Nurses are as good as doctors at monitoring treatment for Aids patients, and shifting this role to them could help ease a critical shortage of health workers, experts said on Wednesday.
A study into so-called “task-shifting” in HIV care in South Africa found virtually no difference in outcomes for patients taking antiretrovirals drugs under the care of a nurse or a doctor.
South Africa, where HIV/Aids kills an estimated 1 000 people a day, has the world’s largest national programme of treatment with antiretroviral drugs, but has only 17,4 medical practitioners for every 100 000 people, according to the study.
The United Nations estimates that 33-million people around the world are infected with the human immunodeficiency virus (HIV) that causes Aids, and more than half of the 9,5-million people who need Aids drugs cannot get them.

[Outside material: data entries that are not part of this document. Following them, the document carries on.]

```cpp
template <class MAP = PTTileMap>
__global__ __launch_bounds__(256) void pt_wf_resolve(PTFrameParams P, PTBatch batch, MAP tm, PTWfBuffers B, const float4* __restrict__ sums,
                                                     const float4* __restrict__ accumulated, float4* __restrict__ output)
{
    const uint32_t slot = blockIdx.x * 256u + threadIdx.x;
    uint32_t px, py, pass, base;
    Counters cn = {};
    if (slot < B.slotsPerPass && wf_pixel(tm, B, slot, blockIdx.x * 256u, px, py, pass, base)) {
        const uint32_t pixelIndex = py * P.OutputWidth + px;
        const uint32_t numSamples = P.SamplesPerPass > 1 ? (uint32_t)P.SamplesPerPass : 1u;
        const float fSamples = (float)numSamples;
        v3 acc = mk3(0.0f);
        for (uint32_t j = 0; j < batch.count; ++j) {
            uint32_t seedRoot, currentSample;
            pt_batch_pick(batch, j, seedRoot, currentSample);
            if (kListMap<MAP>) currentSample = base + j * numSamples;
            const v3 color = xyz(sums[(size_t)j * B.slotsPerPass + slot]);
            if (currentSample > 0u) {
                if (j == 0u) {
                    const float4 a = accumulated[pixelIndex];
                    acc = mk3(a.x, a.y, a.z);
                }
                cn.pixelsRead++;
                const float cs = (float)currentSample;
                acc = (color + acc * cs) / (cs + fSamples);
            } else {
                acc = color / fSamples;
            }
            cn.pixelsWritten++;
        }
        output[pixelIndex] = make_float4(acc.x, acc.y, acc.z, 1.0f);
    }
    flush_counters<false>(cn, B.statRows, blockIdx.x * 4u + (threadIdx.x >> 6), threadIdx.x & 63u);
}

__global__ __launch_bounds__(256) void pt_wf_resolve_rays(PTFrameParams P, PTRayMap rm, PTWfBuffers B, PTRadiance* __restrict__ out)
{
    const uint32_t slot = blockIdx.x * 256u + threadIdx.x;
    if (slot >= rm.count) return;
    const uint32_t numSamples = P.SamplesPerPass > 1 ? (uint32_t)P.SamplesPerPass : 1u;
    const float fSamples = (float)numSamples;
    const v3 acc = xyz(B.color[slot]) / fSamples;
    ((float4*)out)[slot] = make_float4(acc.x, acc.y, acc.z, pt_asfloat(B.rng[slot]));
}

__global__ __launch_bounds__(256) void pt_wf_fold_rows(unsigned long long* rows, uint32_t numRows, unsigned long long* gstats)
{
    unsigned long long acc[PT_NUM_COUNTERS] = {};
    for (uint32_t r = blockIdx.x * 256u + threadIdx.x; r < numRows; r += gridDim.x * 256u) {
        unsigned long long* p = rows + (size_t)r * 16u;
#pragma unroll
        for (int i = 0; i < PT_NUM_COUNTERS; ++i) {
            unsigned long long v = p[i];
            if (i == 12) acc[i] = v > acc[i] ? v : acc[i]; else acc[i] += v;
            p[i] = 0ull;
        }
    }
    const uint32_t lane = threadIdx.x & 63u;
#pragma unroll
    for (int i = 0; i < PT_NUM_COUNTERS; ++i) {
        unsigned long long v = acc[i];
        for (int off = 32; off > 0; off >>= 1) {
            unsigned long long o = __shfl_xor(v, off, 64);
            if (i == 12) v = o > v ? o : v; else v += o;
        }
        if (lane == 0 && v) { if (i == 12) atomicMax(&gstats[i], v); else atomicAdd(&gstats[i], v); }
    }
}

size_t pt_wf_arena_layout(char* base, uint32_t numSlots, uint32_t residentWaves, bool needTlas, uint32_t maxIterations, PTWfBuffers& B)
{
    const size_t n = numSlots;
    const uint32_t numRows = PT_WF_STAT_ROW_SETS * (numSlots >> 6);
// ... 195 lines not shown
```

Before: 5515 Mrays/s.

## Overlap next sample's camera ray with pending shadow rays of the ending sample

When a path is ending but still has pending NEE shadow rays, the wavefront shade step now starts the next sample's camera ray at once instead of waiting an extra iteration. The pending shadow result is folded into the previous sample's color on the next step, before the new hit is shaded. This removes one wavefront iteration per sample boundary where a lane would trace only shadow rays. The cost is extra state logic in path_step, and accumulation could break if the overlapped flag is misdetected.

New measurement: 5766 Mrays/s (median of 6 runs). +4.6%, better.

```diff
diff --git a/unity_webgpu_pathtracer_amd/csrc/pt_device.h b/unity_webgpu_pathtracer_amd/csrc/pt_device.h
--- a/unity_webgpu_pathtracer_amd/csrc/pt_device.h
+++ b/unity_webgpu_pathtracer_amd/csrc/pt_device.h
@@ -1338,17 +1338,26 @@
     bool hasPending, green;
 };
 
-PT_DEV void path_start_sample(const PTFrameParams& P, uint32_t pixelX, uint32_t pixelY, PathRegs& r, Counters& cn)
-{
-    cn.paths++;
+PT_DEV void path_reset_sample(PathRegs& r)
+{
     r.radiance = mk3(0.0f);
     r.throughput = mk3(1.0f);
     r.depth = 0u;
+}
+PT_DEV void path_start_ray(const PTFrameParams& P, uint32_t pixelX, uint32_t pixelY, PathRegs& r, Counters& cn)
+{
+    cn.paths++;
     r.scatterPdf = 0.0f;
     r.maxRoughness = 0.0f;
     generate_camera_ray(P, pixelX, pixelY, r.rng, r.ro, r.rd);
     r.state = PS_TRACE;
 }
+PT_DEV void path_start_sample(const PTFrameParams& P, uint32_t pixelX, uint32_t pixelY, PathRegs& r, Counters& cn)
+{
+    path_reset_sample(r);
+    path_start_ray(P, pixelX, pixelY, r, cn);
+}
+PT_DEV bool path_overlapped(const PathRegs& r) { return r.state == PS_TRACE && r.hasPending && r.depth == 0u; }
 
 PT_DEV void path_init(const PTFrameParams& P, uint32_t seedRoot, uint32_t currentSample, uint32_t pixelX, uint32_t pixelY, uint32_t pixelIndex,
                       PathRegs& r, Counters& cn)
@@ -1366,7 +1375,7 @@
 
 struct NoNeeSink { PT_DEV void operator()(PathRegs&) const {} };
 struct CameraSample {
-    PT_DEV void operator()(const PTFrameParams& P, uint32_t pixelX, uint32_t pixelY, PathRegs& r, Counters& cn) const { path_start_sample(P, pixelX, pixelY, r, cn); }
+    PT_DEV void operator()(const PTFrameParams& P, uint32_t pixelX, uint32_t pixelY, PathRegs& r, Counters& cn) const { path_start_ray(P, pixelX, pixelY, r, cn); }
 };
 
 PT_DEV void path_apply_pending(PathRegs& r, bool occEnv, bool occLight)
@@ -1465,20 +1474,27 @@
     }
 }
 
-template <bool INLINE_RESOLVE, class Source = CameraSample>
+PT_DEV void path_fold_sample(const PTFrameParams& P, PathRegs& r)
+{
+    if (P.UseFireflyFilter) {
+        float lum = luminance3(r.radiance);
+        if (lum > P.MaxFireflyLuminance) r.radiance = r.radiance * (P.MaxFireflyLuminance / lum);
+    }
+    r.color = r.color + r.radiance;
+    r.sampleIdx++;
+}
+
+template <bool INLINE_RESOLVE, class Source = CameraSample, bool OVERLAP = false>
 PT_DEV void path_end_sample(const PTFrameParams& P, PathRegs& r, uint32_t pixelX, uint32_t pixelY, uint32_t pixelIndex,
                             const float4* __restrict__ accumulated, float4* __restrict__ output, Counters& cn, Source source = Source())
 {
+    bool startRay = false;
     if (r.state == PS_ENDING && !r.hasPending) {
-        if (P.UseFireflyFilter) {
-            float lum = luminance3(r.radiance);
-            if (lum > P.MaxFireflyLuminance) r.radiance = r.radiance * (P.MaxFireflyLuminance / lum);
-        }
-        r.color = r.color + r.radiance;
-        r.sampleIdx++;
+        path_fold_sample(P, r);
         const uint32_t numSamples = P.SamplesPerPass > 1 ? (uint32_t)P.SamplesPerPass : 1u;
         if (r.sampleIdx < numSamples) {
-            source(P, pixelX, pixelY, r, cn);
+            path_reset_sample(r);
+            startRay = true;
         } else if (!INLINE_RESOLVE) {
             r.state = PS_DONE;
         } else {
@@ -1498,18 +1514,27 @@
             cn.pixelsWritten++;
             r.state = PS_DONE;
         }
-    }
-}
-
-template <bool STATS, bool INLINE_RESOLVE = true, class NeeSink = NoNeeSink, class Source = CameraSample>
+    } else if (OVERLAP && r.state == PS_ENDING && r.sampleIdx + 1u < (P.SamplesPerPass > 1 ? (uint32_t)P.SamplesPerPass : 1u)) {
+        r.depth = 0u;
+        startRay = true;
+    }
+    if (startRay) source(P, pixelX, pixelY, r, cn);
+}
+
+template <bool STATS, bool INLINE_RESOLVE = true, class NeeSink = NoNeeSink, class Source = CameraSample, bool OVERLAP = false>
 PT_DEV void path_step(const DScene& S, const PTFrameParams& P, PathRegs& r, const HitRecord& rec, bool occEnv, bool occLight,
                       uint32_t pixelX, uint32_t pixelY, uint32_t pixelIndex,
                       const float4* __restrict__ accumulated, float4* __restrict__ output, Counters& cn, NeeSink neeSink = NeeSink(),
                       Source source = Source())
 {
+    const bool deferred = OVERLAP && path_overlapped(r);
     path_apply_pending(r, occEnv, occLight);
+    if (deferred) {
+        path_fold_sample(P, r);
+        path_reset_sample(r);
+    }
     if (r.state == PS_TRACE) path_shade_hit<STATS, NeeSink>(S, P, r, rec, cn, neeSink);
-    path_end_sample<INLINE_RESOLVE, Source>(P, r, pixelX, pixelY, pixelIndex, accumulated, output, cn, source);
+    path_end_sample<INLINE_RESOLVE, Source, OVERLAP>(P, r, pixelX, pixelY, pixelIndex, accumulated, output, cn, source);
 }
 
 PT_DEV uint32_t wave_sum_u32(uint32_t v)
diff --git a/unity_webgpu_pathtracer_amd/csrc/pt_wavefront.hip b/unity_webgpu_pathtracer_amd/csrc/pt_wavefront.hip
--- a/unity_webgpu_pathtracer_amd/csrc/pt_wavefront.hip
+++ b/unity_webgpu_pathtracer_amd/csrc/pt_wavefront.hip
@@ -97,15 +97,12 @@
 template <class MAP> constexpr bool kRayMap = std::is_same<MAP, PTRayMap>::value;
 struct RaySample {
     const PTRadianceRay* rays; uint32_t slot;
-    PT_DEV void operator()(const PTFrameParams&, uint32_t, uint32_t, PathRegs& r, Counters& cn) const { start(r, cn); }
-    PT_DEV void start(PathRegs& r, Counters& cn) const
+    PT_DEV void operator()(const PTFrameParams&, uint32_t, uint32_t, PathRegs& r, Counters& cn) const { start_ray(r, cn); }
+    PT_DEV void start_ray(PathRegs& r, Counters& cn) const
     {
         const float4* e = (const float4*)(rays + slot);
         const float4 a = e[0], b = e[1];
         cn.paths++;
-        r.radiance = mk3(0.0f);
-        r.throughput = mk3(1.0f);
-        r.depth = 0u;
         r.scatterPdf = 0.0f;
         r.maxRoughness = 0.0f;
         r.ro = mk3(a.x, a.y, a.z);
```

That problem is compounded by a global shortage of 4,3-million healthcare workers.
The World Health Organisation recently proposed “task-shifting” from doctors to other healthcare workers.
To see if this strategy would pay off, a team from the Comprehensive International Programme for Research in Aids in South Africa compared the outcomes of nurse versus doctor management for patients in two clinics between 2005 and 2007.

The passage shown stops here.